def wan_block_routed_forward(self, hidden_states, encoder_hidden_states, temb, rotary_emb,
                             temb_before_proj: Optional[torch.Tensor], use_original_attn: bool = False,
                             self_attention_kwargs: Optional[Dict[str, Any]] = None,
                             routing_score: Optional[torch.Tensor] = None, branch=None):
    shift_msa, scale_msa, gate_msa, c_shift_msa, c_scale_msa, c_gate_msa = (
        t.contiguous() for t in (self.scale_shift_table + temb.float()).unbind(dim=1))

    norm_hidden_states = ops.ln_modulate(hidden_states, None, None, scale_msa, shift_msa, self.norm1.eps)
    if not use_original_attn and routing_score is None:
        routing_score = self.router(temb_before_proj)
    kwargs = dict(self_attention_kwargs or {})
    if branch is not None:
        kwargs["branch"] = branch
    if type(self.attn1.processor) is WanAttnProcessor2_0:
        attn_output = self.attn1(hidden_states=norm_hidden_states, rotary_emb=rotary_emb)
    else:
        attn_output = self.attn1(hidden_states=norm_hidden_states, rotary_emb=rotary_emb, routing_score=routing_score,
                                 use_original_attn=use_original_attn, **kwargs)
    hidden_states = ops.gate_residual(hidden_states, attn_output, gate_msa)

    norm_hidden_states = ops.ln_modulate(hidden_states, self.norm2.weight, self.norm2.bias, None, None, self.norm2.eps)
    attn_output = self.attn2(hidden_states=norm_hidden_states, encoder_hidden_states=encoder_hidden_states)
    hidden_states = ops.gate_residual(hidden_states, attn_output, None)

    norm_hidden_states = ops.ln_modulate(hidden_states, None, None, c_scale_msa, c_shift_msa, self.norm3.eps)
    ff_output = self.ffn(norm_hidden_states)
    hidden_states = ops.gate_residual(hidden_states, ff_output, c_gate_msa)
    return hidden_states, routing_score


def wan_transformer_3d_routed_forward(self, hidden_states: torch.Tensor, timestep: torch.Tensor,
                                      encoder_hidden_states: torch.Tensor,
                                      encoder_hidden_states_image: Optional[torch.Tensor] = None,
                                      return_dict: bool = True, attention_kwargs=None,
                                      self_attention_kwargs: Optional[Dict[str, Any]] = None,
                                      return_losses: bool = False, reture_hidden_layer_distill_loss: bool = False,
                                      return_routing_scores: bool = False):
    batch_size, _, num_frames, height, width = hidden_states.shape
    p_t, p_h, p_w = self.config.patch_size
    ppf, pph, ppw = num_frames // p_t, height // p_h, width // p_w

    rotary_emb = self.rope(hidden_states)
    hidden_states = self.patch_embedding(hidden_states).flatten(2).transpose(1, 2)
# ... 11 lines not shown
    tau = kwargs.get("tau_sparse")
    eval_mode = isinstance(self.blocks[0].attn1.processor, WanAttnProcessorTripleEval)
    dense_baseline = type(self.blocks[0].attn1.processor) is WanAttnProcessor2_0
    if not dense_baseline and not eval_mode and torch.is_grad_enabled() and any(q.requires_grad for q in self.blocks[0].router.parameters()):
        raise NotImplementedError("vorta_b200: router training is not supported yet (no attention backward); run the "
                                  "Train processors under torch.no_grad()")
    reg_loss = hidden_layer_distill_loss = last_layer_distill_loss = None
    if dense_baseline:
        if return_losses or return_routing_scores:
            raise ValueError("the dense baseline (apply_sp_flashattn_transformer) has no routers: no losses / scores")
        scores = branches = None
    else:
        scores, branches = route_step([b.router for b in self.blocks], temb, tau if eval_mode else None)
    self._vb_last_branches = branches if eval_mode else None
    ref_hidden_states = hidden_states.detach().clone() if return_losses else None
    for i, block in enumerate(self.blocks):
        if dense_baseline:
            hidden_states, _ = block(hidden_states, encoder_hidden_states, timestep_proj, rotary_emb,
                                     temb_before_proj=temb, use_original_attn=True)
            continue
        score_i = scores[i].to(temb.dtype)
        hidden_states, _ = block(hidden_states, encoder_hidden_states, timestep_proj, rotary_emb,
                                 temb_before_proj=temb, use_original_attn=False, self_attention_kwargs=kwargs,
                                 routing_score=score_i, branch=branches[i] if eval_mode else None)
        if return_losses:
            with torch.no_grad():
                ref_hidden_states, _ = block(ref_hidden_states, encoder_hidden_states, timestep_proj, rotary_emb,
                                             temb_before_proj=temb, use_original_attn=True)
            reg_loss = accumulate_loss(reg_loss, torch.square(score_i[:, :, 0]).mean().float())
            if reture_hidden_layer_distill_loss:
                hidden_layer_distill_loss = accumulate_loss(
                    hidden_layer_distill_loss, F.mse_loss(ref_hidden_states.float(), hidden_states.float()))
    routing_scores = list(scores.detach().to(temb.dtype).cpu().unbind(0)) if return_routing_scores else []

    shift, scale = ((self.scale_shift_table.float() + temb.float().unsqueeze(1))).unbind(dim=1)
    shift, scale = shift.contiguous(), scale.contiguous()
    hidden_states = self.proj_out(ops.ln_modulate(hidden_states, None, None, scale, shift, self.norm_out.eps))
    if return_losses:
        with torch.no_grad():
            ref_hidden_states = self.proj_out(ops.ln_modulate(ref_hidden_states, None, None, scale, shift,
                                                              self.norm_out.eps))
        last_layer_distill_loss = F.mse_loss(ref_hidden_states.float(), hidden_states.float())
    if SP_STATE.enabled:
        hidden_states = all_gather(hidden_states, dim=1)
    hidden_states = hidden_states.reshape(batch_size, ppf, pph, ppw, p_t, p_h, p_w, -1)
    hidden_states = hidden_states.permute(0, 7, 1, 4, 2, 5, 3, 6)
    output = hidden_states.flatten(6, 7).flatten(4, 5).flatten(2, 3)
    if not return_dict:
        return (output, reg_loss, last_layer_distill_loss, hidden_layer_distill_loss, routing_scores)
    return RoutedTransformerModelOutput(sample=output, reg_loss=reg_loss, last_layer_distill_loss=last_layer_distill_loss,
                                        hidden_layer_distill_loss=hidden_layer_distill_loss,
                                        routing_scores=routing_scores)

----

Task details ▸
Retype the records above without changing a single word.

Output of the exercise ▸
def wan_block_routed_forward(self, hidden_states, encoder_hidden_states, temb, rotary_emb,
                             temb_before_proj: Optional[torch.Tensor], use_original_attn: bool = False,
                             self_attention_kwargs: Optional[Dict[str, Any]] = None,
                             routing_score: Optional[torch.Tensor] = None, branch=None):
    shift_msa, scale_msa, gate_msa, c_shift_msa, c_scale_msa, c_gate_msa = (
        t.contiguous() for t in (self.scale_shift_table + temb.float()).unbind(dim=1))

    norm_hidden_states = ops.ln_modulate(hidden_states, None, None, scale_msa, shift_msa, self.norm1.eps)
    if not use_original_attn and routing_score is None:
        routing_score = self.router(temb_before_proj)
    kwargs = dict(self_attention_kwargs or {})
    if branch is not None:
        kwargs["branch"] = branch
    if type(self.attn1.processor) is WanAttnProcessor2_0:
        attn_output = self.attn1(hidden_states=norm_hidden_states, rotary_emb=rotary_emb)
    else:
        attn_output = self.attn1(hidden_states=norm_hidden_states, rotary_emb=rotary_emb, routing_score=routing_score,
                                 use_original_attn=use_original_attn, **kwargs)
    hidden_states = ops.gate_residual(hidden_states, attn_output, gate_msa)

    norm_hidden_states = ops.ln_modulate(hidden_states, self.norm2.weight, self.norm2.bias, None, None, self.norm2.eps)
    attn_output = self.attn2(hidden_states=norm_hidden_states, encoder_hidden_states=encoder_hidden_states)
    hidden_states = ops.gate_residual(hidden_states, attn_output, None)

    norm_hidden_states = ops.ln_modulate(hidden_states, None, None, c_scale_msa, c_shift_msa, self.norm3.eps)
    ff_output = self.ffn(norm_hidden_states)
    hidden_states = ops.gate_residual(hidden_states, ff_output, c_gate_msa)
    return hidden_states, routing_score


def wan_transformer_3d_routed_forward(self, hidden_states: torch.Tensor, timestep: torch.Tensor,
                                      encoder_hidden_states: torch.Tensor,
                                      encoder_hidden_states_image: Optional[torch.Tensor] = None,
                                      return_dict: bool = True, attention_kwargs=None,
                                      self_attention_kwargs: Optional[Dict[str, Any]] = None,
                                      return_losses: bool = False, reture_hidden_layer_distill_loss: bool = False,
                                      return_routing_scores: bool = False):
    batch_size, _, num_frames, height, width = hidden_states.shape
    p_t, p_h, p_w = self.config.patch_size
    ppf, pph, ppw = num_frames // p_t, height // p_h, width // p_w

    rotary_emb = self.rope(hidden_states)
    hidden_states = self.patch_embedding(hidden_states).flatten(2).transpose(1, 2)
# ... 11 lines not shown
    tau = kwargs.get("tau_sparse")
    eval_mode = isinstance(self.blocks[0].attn1.processor, WanAttnProcessorTripleEval)
    dense_baseline = type(self.blocks[0].attn1.processor) is WanAttnProcessor2_0
    if not dense_baseline and not eval_mode and torch.is_grad_enabled() and any(q.requires_grad for q in self.blocks[0].router.parameters()):
        raise NotImplementedError("vorta_b200: router training is not supported yet (no attention backward); run the "
                                  "Train processors under torch.no_grad()")
    reg_loss = hidden_layer_distill_loss = last_layer_distill_loss = None
    if dense_baseline:
        if return_losses or return_routing_scores:
            raise ValueError("the dense baseline (apply_sp_flashattn_transformer) has no routers: no losses / scores")
        scores = branches = None
    else:
        scores, branches = route_step([b.router for b in self.blocks], temb, tau if eval_mode else None)
    self._vb_last_branches = branches if eval_mode else None
    ref_hidden_states = hidden_states.detach().clone() if return_losses else None
    for i, block in enumerate(self.blocks):
        if dense_baseline:
            hidden_states, _ = block(hidden_states, encoder_hidden_states, timestep_proj, rotary_emb,
                                     temb_before_proj=temb, use_original_attn=True)
            continue
        score_i = scores[i].to(temb.dtype)
        hidden_states, _ = block(hidden_states, encoder_hidden_states, timestep_proj, rotary_emb,
                                 temb_before_proj=temb, use_original_attn=False, self_attention_kwargs=kwargs,
                                 routing_score=score_i, branch=branches[i] if eval_mode else None)
        if return_losses:
            with torch.no_grad():
                ref_hidden_states, _ = block(ref_hidden_states, encoder_hidden_states, timestep_proj, rotary_emb,
                                             temb_before_proj=temb, use_original_attn=True)
            reg_loss = accumulate_loss(reg_loss, torch.square(score_i[:, :, 0]).mean().float())
            if reture_hidden_layer_distill_loss:
                hidden_layer_distill_loss = accumulate_loss(
                    hidden_layer_distill_loss, F.mse_loss(ref_hidden_states.float(), hidden_states.float()))
    routing_scores = list(scores.detach().to(temb.dtype).cpu().unbind(0)) if return_routing_scores else []

    shift, scale = ((self.scale_shift_table.float() + temb.float().unsqueeze(1))).unbind(dim=1)
    shift, scale = shift.contiguous(), scale.contiguous()
    hidden_states = self.proj_out(ops.ln_modulate(hidden_states, None, None, scale, shift, self.norm_out.eps))
    if return_losses:
        with torch.no_grad():
            ref_hidden_states = self.proj_out(ops.ln_modulate(ref_hidden_states, None, None, scale, shift,
                                                              self.norm_out.eps))
        last_layer_distill_loss = F.mse_loss(ref_hidden_states.float(), hidden_states.float())
    if SP_STATE.enabled:
        hidden_states = all_gather(hidden_states, dim=1)
    hidden_states = hidden_states.reshape(batch_size, ppf, pph, ppw, p_t, p_h, p_w, -1)
    hidden_states = hidden_states.permute(0, 7, 1, 4, 2, 5, 3, 6)
    output = hidden_states.flatten(6, 7).flatten(4, 5).flatten(2, 3)
    if not return_dict:
        return (output, reg_loss, last_layer_distill_loss, hidden_layer_distill_loss, routing_scores)
    return RoutedTransformerModelOutput(sample=output, reg_loss=reg_loss, last_layer_distill_loss=last_layer_distill_loss,
                                        hidden_layer_distill_loss=hidden_layer_distill_loss,
                                        routing_scores=routing_scores)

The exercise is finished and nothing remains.